int groot_hip_open_stats(const groot_ctx *c, groot_open_stats *out)
{
    if (!c || !out) return GROOT_E_INVALID;
    memset(out, 0, sizeof *out);
    out->open_ms = c->open_ms; out->memo_ms = c->out_build_ms;
    out->memo_strings = c->out_strings; out->memo_tabulated = c->out_tabulated; out->memo_entries = c->out_entries; out->text_entries = c->text_entries;
    out->memo_hbm_bytes = c->out_tab.n * sizeof(uint4) + c->text_tab.n * sizeof(uint4) + c->sig_info.n * sizeof(uint32_t);
    return GROOT_OK;
}

int groot_hip_open(groot_ctx **out, int device_id, const groot_index_view *idx, const groot_params *p)
{
    return groot_hip_open_flags(out, device_id, idx, p, 0);
}

int groot_hip_open_abandon(groot_ctx *c)
{
    if (!c) return GROOT_E_INVALID;
    if (c->bg_state.load(std::memory_order_acquire) == 1) c->bg_cancel = true;
// ... 356 lines not shown
                const uint32_t w = c->h_graph_words[s->h_trav.p[i].graph_id];
                memcpy(masks + i * c->pw_view, s->h_mask.p + o, (size_t)w);
                o += w;
            }
        }
    } else {
        if (m && out) HIP_TRY(c, hipMemcpy(out, s->d_trav.p, m * sizeof(groot_trav), hipMemcpyDeviceToHost));
        if (m && masks) HIP_TRY(c, hipMemcpy(masks, s->d_mask.p, m * c->pw_view * sizeof(uint64_t), hipMemcpyDeviceToHost));
    }
    return GROOT_OK;
}

static int work_buffers_of_waited(groot_ctx *c)
{
    Slot *s = c->waited;
    if (!s) return fail(c, GROOT_E_STATE, "no finished batch");
    if (s->n_reads && (c->ws[s->set].owner != s || c->ws[s->set].ticket != s->ticket))
        return fail(c, GROOT_E_STATE, "a newer batch has been submitted: the seeds / sketches of the waited batch are gone");
    return GROOT_OK;
}

int groot_hip_read_seeds(groot_ctx *c, groot_seed *out, uint64_t cap, uint64_t *n)
{
    if (!c || !n) return GROOT_E_INVALID;
    if (int rc = work_buffers_of_waited(c)) return rc;
    HIP_TRY(c, hipSetDevice(c->device));
    const Slot *s = c->waited;
    const uint32_t R = s->n_reads;
    std::vector<uint32_t> cnt(R), win((size_t)c->seed_slots * R);
    if (R) {
        HIP_TRY(c, hipMemcpy(cnt.data(), c->ws[s->set].seed_count.p, (size_t)R * 4, hipMemcpyDeviceToHost));
        HIP_TRY(c, hipMemcpy(win.data(), c->ws[s->set].seed_win.p, (size_t)c->seed_slots * R * 4, hipMemcpyDeviceToHost));
    }
    std::vector<uint32_t> tidx;
    if (R && c->dix.out_tab && !c->h_out_tab.empty()) {
        tidx.resize(R);
        HIP_TRY(c, hipMemcpy(tidx.data(), c->ws[s->set].tab_idx.p, (size_t)R * 4, hipMemcpyDeviceToHost));
    }
    const size_t ed = (size_t)c->dix.out_stride_q * 4;
    uint64_t total = 0;
    std::vector<uint32_t> tmp;
    for (uint32_t r = 0; r < R; r++) {
        tmp.clear();
        if (!tidx.empty() && tidx[r] != kEmpty && (tidx[r] & kTabSeedsHere)) {
            const uint32_t *e0 = &c->h_out_tab[(size_t)(tidx[r] & ((1u << kOutIdxBits) - 1u)) * ed];
            const uint32_t n_ent = std::max(e0[3] >> 16, 1u) + (e0[2] >> 20);
            for (uint32_t e = 0; e < n_ent; e++)
                for (uint32_t x = 0; x < kOutSeedDw; x++)
                    if (e0[e * ed + ed - kOutSeedDw + x] != kEmpty) tmp.push_back(e0[e * ed + ed - kOutSeedDw + x]);
        } else {
            const uint32_t m = std::min(cnt[r] & 0x7FFFFFFFu, c->seed_slots);
            for (uint32_t j = 0; j < m; j++) tmp.push_back(win[(size_t)j * R + r]);
        }
        std::sort(tmp.begin(), tmp.end());
        for (uint32_t w : tmp) {
            if (out && total < cap) out[total] = groot_seed{s->first_read_id + r, w};
            total++;
        }
    }
    *n = total;
    return GROOT_OK;
}
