Before: 1.013 billion windows/s.

## Add strand-based capture overlap scheduler and make it the default

Adds a 'strands' mode for building graph dependencies during stream capture. Each captured mean kernel is assigned to one of up to four parallel chains, picked by read/write range conflicts or, when nothing conflicts, by least-recent use. Before this, a lookback window limited overlap to a fixed depth. Independent kernel nodes in the replayed graph can now run concurrently with fewer serialising edges, which should help small, latency-bound launches. In exchange it adds conflict-tracking overhead at capture time, and a mistake in the range tracking could let kernels that touch the same memory run at the same time.

```diff
diff --git a/cpi_amd/_lib.py b/cpi_amd/_lib.py
--- a/cpi_amd/_lib.py
+++ b/cpi_amd/_lib.py
@@ -103,6 +103,7 @@
     lib.cpi_ctx_synchronize.argtypes = [vp]
     lib.cpi_ctx_set_stream.argtypes = [vp, vp]
     lib.cpi_ctx_set_capture_overlap.argtypes = [vp, i32]
+    lib.cpi_ctx_set_capture_strands.argtypes = [vp, i32]
     lib.cpi_preintegrate_batch.argtypes = [vp, C.POINTER(CpiParams), i64, i32, dp, vp, vp, dp, dp, C.POINTER(CpiOutputs)]
     lib.cpi_preintegrate_tiled_batch.argtypes = [vp, C.POINTER(CpiParams), i64, i32, dp, vp, dp, dp, C.POINTER(CpiOutputs)]
     lib.cpi_tile_knots.argtypes = [vp, i64, i32, dp, dp]
diff --git a/cpi_amd/csrc/cpi_abi.hip b/cpi_amd/csrc/cpi_abi.hip
--- a/cpi_amd/csrc/cpi_abi.hip
+++ b/cpi_amd/csrc/cpi_abi.hip
@@ -39,9 +39,12 @@
     hipEvent_t ev_fork = nullptr, ev_join = nullptr;
     unsigned big_lds_set = 0;
     struct HostPipe *pipe = nullptr;
-    int overlap_depth = 1;
+    overlap::Shape overlap_shape = overlap::kShapeLookback;
+    int overlap_n = 1;
     bool overlap_allowed = true;
     overlap::Window<hipGraphNode_t> window;
+    overlap::Strands<hipGraphNode_t> strands;
+    void close_window() { window.close(); strands.close(); }
     std::vector<hipGraphNode_t> ov_found, ov_preds;
 };
 static thread_local std::string g_create_err;
@@ -92,9 +95,10 @@
     cpi_ctx *c = new cpi_ctx();
     c->device = device;
     c->stream = (hipStream_t)stream;
-    const overlap::Policy pol = overlap::policy_from_environment();
+    const overlap::CapturePolicy pol = overlap::capture_policy_from_environment();
     c->overlap_allowed = pol.allowed;
-    c->overlap_depth = pol.depth;
+    c->overlap_shape = pol.shape;
+    c->overlap_n = pol.n;
     *out = c;
     return CPI_OK;
 }
@@ -116,14 +120,22 @@
 }
 extern "C" int cpi_ctx_set_stream(cpi_ctx *ctx, void *stream) {
     if (!ctx) return fail(nullptr, CPI_ERR_INVALID, "ctx is NULL");
-    if (ctx->stream != (hipStream_t)stream) ctx->window.close();
+    if (ctx->stream != (hipStream_t)stream) ctx->close_window();
     ctx->stream = (hipStream_t)stream;
     return CPI_OK;
 }
 extern "C" int cpi_ctx_set_capture_overlap(cpi_ctx *ctx, int32_t depth) {
     if (!ctx) return fail(nullptr, CPI_ERR_INVALID, "ctx is NULL");
-    ctx->overlap_depth = ctx->overlap_allowed ? overlap::clamp_depth(depth) : 1;
-    ctx->window.close();
+    ctx->overlap_shape = overlap::kShapeLookback;
+    ctx->overlap_n = ctx->overlap_allowed ? overlap::clamp_depth(depth) : 1;
+    ctx->close_window();
+    return CPI_OK;
+}
+extern "C" int cpi_ctx_set_capture_strands(cpi_ctx *ctx, int32_t n) {
+    if (!ctx) return fail(nullptr, CPI_ERR_INVALID, "ctx is NULL");
+    ctx->overlap_shape = overlap::kShapeStrands;
+    ctx->overlap_n = ctx->overlap_allowed ? overlap::clamp_strands(n) : 1;
+    ctx->close_window();
     return CPI_OK;
 }
 extern "C" const char *cpi_last_error(const cpi_ctx *ctx) { return ctx ? ctx->err.c_str() : g_create_err.c_str(); }
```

=== EXERCISE OBJECTIVE ===
Only one stretch is wanted, so please give again exactly the lines from the start of the data through the line containing "out->open_ms = c->open_ms;", both ends included.

=== ANSWER SECTION ===
int groot_hip_open_stats(const groot_ctx *c, groot_open_stats *out)
{
    if (!c || !out) return GROOT_E_INVALID;
    memset(out, 0, sizeof *out);
    out->open_ms = c->open_ms; out->memo_ms = c->out_build_ms;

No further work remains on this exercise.